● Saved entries
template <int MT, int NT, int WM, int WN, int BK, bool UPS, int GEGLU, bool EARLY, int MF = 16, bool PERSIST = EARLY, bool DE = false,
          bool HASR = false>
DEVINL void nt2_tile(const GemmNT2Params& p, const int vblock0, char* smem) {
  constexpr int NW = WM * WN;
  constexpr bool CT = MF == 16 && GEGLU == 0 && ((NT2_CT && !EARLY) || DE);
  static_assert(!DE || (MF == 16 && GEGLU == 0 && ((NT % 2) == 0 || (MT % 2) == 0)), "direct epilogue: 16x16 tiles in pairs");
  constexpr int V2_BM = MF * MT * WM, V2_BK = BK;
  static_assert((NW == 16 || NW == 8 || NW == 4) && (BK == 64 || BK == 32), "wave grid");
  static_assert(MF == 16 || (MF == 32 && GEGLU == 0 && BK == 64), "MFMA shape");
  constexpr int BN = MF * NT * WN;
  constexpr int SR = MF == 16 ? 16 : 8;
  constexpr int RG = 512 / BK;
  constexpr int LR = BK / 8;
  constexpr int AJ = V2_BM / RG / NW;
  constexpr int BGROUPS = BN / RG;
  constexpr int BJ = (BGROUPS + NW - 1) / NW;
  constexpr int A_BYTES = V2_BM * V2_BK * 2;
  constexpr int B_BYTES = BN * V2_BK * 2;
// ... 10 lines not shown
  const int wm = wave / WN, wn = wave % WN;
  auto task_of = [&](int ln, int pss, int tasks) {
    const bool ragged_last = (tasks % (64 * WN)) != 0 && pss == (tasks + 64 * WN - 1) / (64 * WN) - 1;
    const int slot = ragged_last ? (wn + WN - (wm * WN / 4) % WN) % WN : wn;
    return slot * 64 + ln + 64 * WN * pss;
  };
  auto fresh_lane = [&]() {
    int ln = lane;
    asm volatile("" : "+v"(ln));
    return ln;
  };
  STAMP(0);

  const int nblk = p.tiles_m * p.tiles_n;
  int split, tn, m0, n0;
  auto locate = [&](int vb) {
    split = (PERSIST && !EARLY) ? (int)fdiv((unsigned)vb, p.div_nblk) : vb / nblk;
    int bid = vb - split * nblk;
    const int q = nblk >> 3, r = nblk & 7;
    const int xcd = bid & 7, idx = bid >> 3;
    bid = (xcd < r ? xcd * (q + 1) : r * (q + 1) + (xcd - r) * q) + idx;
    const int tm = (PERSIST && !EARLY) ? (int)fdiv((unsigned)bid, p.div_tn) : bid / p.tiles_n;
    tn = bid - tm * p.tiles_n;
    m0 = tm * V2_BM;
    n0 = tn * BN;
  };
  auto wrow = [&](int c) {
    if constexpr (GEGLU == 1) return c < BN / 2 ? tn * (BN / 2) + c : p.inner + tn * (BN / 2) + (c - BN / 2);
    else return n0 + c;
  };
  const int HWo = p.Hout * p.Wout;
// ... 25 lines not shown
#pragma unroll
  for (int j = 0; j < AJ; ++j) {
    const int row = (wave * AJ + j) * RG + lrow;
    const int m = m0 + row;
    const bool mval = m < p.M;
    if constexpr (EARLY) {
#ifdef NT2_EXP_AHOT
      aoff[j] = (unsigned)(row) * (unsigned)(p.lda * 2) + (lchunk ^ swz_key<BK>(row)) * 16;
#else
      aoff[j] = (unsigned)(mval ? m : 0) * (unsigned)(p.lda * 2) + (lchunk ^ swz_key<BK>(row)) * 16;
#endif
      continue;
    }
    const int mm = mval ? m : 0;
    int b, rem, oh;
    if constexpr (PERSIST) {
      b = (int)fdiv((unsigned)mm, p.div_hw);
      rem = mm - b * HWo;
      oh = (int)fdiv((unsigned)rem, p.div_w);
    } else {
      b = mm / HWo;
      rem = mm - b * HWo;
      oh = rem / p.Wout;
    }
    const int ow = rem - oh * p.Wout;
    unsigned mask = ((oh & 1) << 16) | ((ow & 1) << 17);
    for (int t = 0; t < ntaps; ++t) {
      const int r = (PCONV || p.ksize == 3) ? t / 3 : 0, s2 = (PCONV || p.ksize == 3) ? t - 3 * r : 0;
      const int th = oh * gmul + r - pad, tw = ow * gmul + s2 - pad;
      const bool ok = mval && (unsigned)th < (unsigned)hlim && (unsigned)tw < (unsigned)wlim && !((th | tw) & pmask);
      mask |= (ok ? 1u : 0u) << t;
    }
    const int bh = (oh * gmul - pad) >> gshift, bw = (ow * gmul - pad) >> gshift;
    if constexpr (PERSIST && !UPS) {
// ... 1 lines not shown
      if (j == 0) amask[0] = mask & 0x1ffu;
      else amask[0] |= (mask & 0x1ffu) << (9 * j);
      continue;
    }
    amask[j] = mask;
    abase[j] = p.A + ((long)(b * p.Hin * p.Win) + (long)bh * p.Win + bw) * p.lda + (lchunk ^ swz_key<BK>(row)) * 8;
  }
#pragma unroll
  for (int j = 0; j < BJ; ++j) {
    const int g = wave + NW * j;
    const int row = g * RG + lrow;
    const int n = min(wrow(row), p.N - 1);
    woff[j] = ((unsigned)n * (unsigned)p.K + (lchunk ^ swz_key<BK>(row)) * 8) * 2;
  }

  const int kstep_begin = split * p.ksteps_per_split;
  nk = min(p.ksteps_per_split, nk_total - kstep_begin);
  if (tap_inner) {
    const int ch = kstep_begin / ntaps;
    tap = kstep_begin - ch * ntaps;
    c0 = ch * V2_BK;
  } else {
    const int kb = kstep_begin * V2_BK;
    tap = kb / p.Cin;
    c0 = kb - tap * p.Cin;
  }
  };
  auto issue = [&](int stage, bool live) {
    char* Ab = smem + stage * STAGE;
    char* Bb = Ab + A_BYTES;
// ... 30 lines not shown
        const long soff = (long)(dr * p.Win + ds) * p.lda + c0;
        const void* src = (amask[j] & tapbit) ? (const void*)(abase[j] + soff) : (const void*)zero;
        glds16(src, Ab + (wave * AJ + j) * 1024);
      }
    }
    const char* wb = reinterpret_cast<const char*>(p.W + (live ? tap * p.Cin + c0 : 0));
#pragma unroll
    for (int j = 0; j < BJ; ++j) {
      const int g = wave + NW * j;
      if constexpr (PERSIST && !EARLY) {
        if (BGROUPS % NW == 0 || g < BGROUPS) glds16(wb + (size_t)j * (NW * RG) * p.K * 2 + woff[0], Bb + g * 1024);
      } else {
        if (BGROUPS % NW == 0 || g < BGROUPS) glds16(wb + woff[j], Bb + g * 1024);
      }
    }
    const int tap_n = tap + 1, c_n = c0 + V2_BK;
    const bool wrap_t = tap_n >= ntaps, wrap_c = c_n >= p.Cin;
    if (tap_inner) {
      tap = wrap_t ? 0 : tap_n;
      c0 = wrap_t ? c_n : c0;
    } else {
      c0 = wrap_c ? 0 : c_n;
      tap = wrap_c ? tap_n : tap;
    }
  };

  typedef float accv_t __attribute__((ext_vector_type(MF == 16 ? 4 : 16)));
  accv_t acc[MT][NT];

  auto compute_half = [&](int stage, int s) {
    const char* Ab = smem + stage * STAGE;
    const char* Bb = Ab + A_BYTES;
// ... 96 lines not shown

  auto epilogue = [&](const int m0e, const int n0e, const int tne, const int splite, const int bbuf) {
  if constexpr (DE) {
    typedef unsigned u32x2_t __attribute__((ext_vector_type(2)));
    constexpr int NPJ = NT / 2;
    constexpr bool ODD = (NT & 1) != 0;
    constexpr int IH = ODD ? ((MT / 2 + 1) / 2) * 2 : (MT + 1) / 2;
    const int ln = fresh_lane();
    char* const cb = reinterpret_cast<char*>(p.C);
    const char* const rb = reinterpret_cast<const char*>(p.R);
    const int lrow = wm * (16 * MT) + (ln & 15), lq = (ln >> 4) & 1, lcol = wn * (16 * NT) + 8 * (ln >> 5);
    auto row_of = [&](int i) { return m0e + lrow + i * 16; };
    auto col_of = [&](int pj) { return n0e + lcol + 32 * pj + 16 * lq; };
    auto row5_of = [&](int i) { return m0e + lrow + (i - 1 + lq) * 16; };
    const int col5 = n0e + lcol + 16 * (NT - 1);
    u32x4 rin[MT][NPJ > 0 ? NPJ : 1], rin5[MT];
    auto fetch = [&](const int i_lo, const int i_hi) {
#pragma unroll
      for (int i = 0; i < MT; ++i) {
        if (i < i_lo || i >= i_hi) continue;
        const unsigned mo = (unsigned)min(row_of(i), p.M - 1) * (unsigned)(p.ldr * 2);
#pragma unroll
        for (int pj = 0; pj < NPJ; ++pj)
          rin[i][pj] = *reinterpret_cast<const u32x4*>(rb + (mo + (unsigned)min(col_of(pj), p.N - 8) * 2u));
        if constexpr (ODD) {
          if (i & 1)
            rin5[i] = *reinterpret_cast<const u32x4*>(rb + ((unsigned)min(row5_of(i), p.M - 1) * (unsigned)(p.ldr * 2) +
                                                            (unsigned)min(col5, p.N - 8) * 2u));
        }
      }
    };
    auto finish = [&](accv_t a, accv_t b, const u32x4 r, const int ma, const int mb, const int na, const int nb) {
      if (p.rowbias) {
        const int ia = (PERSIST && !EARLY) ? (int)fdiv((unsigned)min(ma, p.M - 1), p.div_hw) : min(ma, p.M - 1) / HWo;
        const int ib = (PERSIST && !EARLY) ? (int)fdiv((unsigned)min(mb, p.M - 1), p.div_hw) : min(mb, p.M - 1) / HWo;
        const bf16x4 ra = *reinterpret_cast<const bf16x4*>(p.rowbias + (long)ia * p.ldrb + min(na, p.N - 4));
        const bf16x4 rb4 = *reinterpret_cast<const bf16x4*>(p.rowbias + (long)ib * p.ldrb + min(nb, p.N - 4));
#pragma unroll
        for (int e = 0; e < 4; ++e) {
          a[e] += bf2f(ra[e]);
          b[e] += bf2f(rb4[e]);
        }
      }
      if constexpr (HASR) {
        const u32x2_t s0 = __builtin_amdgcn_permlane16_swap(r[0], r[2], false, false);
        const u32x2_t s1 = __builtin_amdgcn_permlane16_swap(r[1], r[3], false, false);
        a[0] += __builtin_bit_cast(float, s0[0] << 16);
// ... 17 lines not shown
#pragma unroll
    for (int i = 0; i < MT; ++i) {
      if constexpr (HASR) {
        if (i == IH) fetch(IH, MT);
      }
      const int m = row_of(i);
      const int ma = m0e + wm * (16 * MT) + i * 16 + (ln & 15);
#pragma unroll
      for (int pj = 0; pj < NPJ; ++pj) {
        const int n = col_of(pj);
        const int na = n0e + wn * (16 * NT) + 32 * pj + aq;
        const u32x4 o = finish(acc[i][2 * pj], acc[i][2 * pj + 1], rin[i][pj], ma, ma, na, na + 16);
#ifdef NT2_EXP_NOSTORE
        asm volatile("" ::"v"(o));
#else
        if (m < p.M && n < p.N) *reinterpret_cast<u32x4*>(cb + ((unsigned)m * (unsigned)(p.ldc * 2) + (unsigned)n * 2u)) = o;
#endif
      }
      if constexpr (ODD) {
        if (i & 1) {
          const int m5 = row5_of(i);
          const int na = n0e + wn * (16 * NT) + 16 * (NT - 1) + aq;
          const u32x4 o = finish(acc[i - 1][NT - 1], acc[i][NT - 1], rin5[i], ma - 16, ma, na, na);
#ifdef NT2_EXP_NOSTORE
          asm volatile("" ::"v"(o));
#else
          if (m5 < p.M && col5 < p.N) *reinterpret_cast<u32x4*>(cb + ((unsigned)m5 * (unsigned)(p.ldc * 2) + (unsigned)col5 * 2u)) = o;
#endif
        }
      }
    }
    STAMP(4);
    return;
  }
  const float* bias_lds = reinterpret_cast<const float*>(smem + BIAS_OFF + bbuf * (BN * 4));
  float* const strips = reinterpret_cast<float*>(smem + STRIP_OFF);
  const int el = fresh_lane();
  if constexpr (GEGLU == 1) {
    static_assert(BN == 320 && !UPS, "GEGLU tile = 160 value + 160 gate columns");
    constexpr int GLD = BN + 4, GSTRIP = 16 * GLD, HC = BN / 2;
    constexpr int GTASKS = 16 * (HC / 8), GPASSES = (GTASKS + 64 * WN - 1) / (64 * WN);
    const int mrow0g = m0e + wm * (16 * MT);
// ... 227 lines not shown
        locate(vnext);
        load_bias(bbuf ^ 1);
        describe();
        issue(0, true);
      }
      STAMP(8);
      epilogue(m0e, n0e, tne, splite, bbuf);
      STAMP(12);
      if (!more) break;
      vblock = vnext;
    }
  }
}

● ABOUT THIS TASK
Identify the lines above that contain the word "EARLY", then copy them.

● ANSWER SECTION
template <int MT, int NT, int WM, int WN, int BK, bool UPS, int GEGLU, bool EARLY, int MF = 16, bool PERSIST = EARLY, bool DE = false,
  constexpr bool CT = MF == 16 && GEGLU == 0 && ((NT2_CT && !EARLY) || DE);
    split = (PERSIST && !EARLY) ? (int)fdiv((unsigned)vb, p.div_nblk) : vb / nblk;
    const int tm = (PERSIST && !EARLY) ? (int)fdiv((unsigned)bid, p.div_tn) : bid / p.tiles_n;
    if constexpr (EARLY) {
      if constexpr (PERSIST && !EARLY) {
        const int ia = (PERSIST && !EARLY) ? (int)fdiv((unsigned)min(ma, p.M - 1), p.div_hw) : min(ma, p.M - 1) / HWo;
        const int ib = (PERSIST && !EARLY) ? (int)fdiv((unsigned)min(mb, p.M - 1), p.div_hw) : min(mb, p.M - 1) / HWo;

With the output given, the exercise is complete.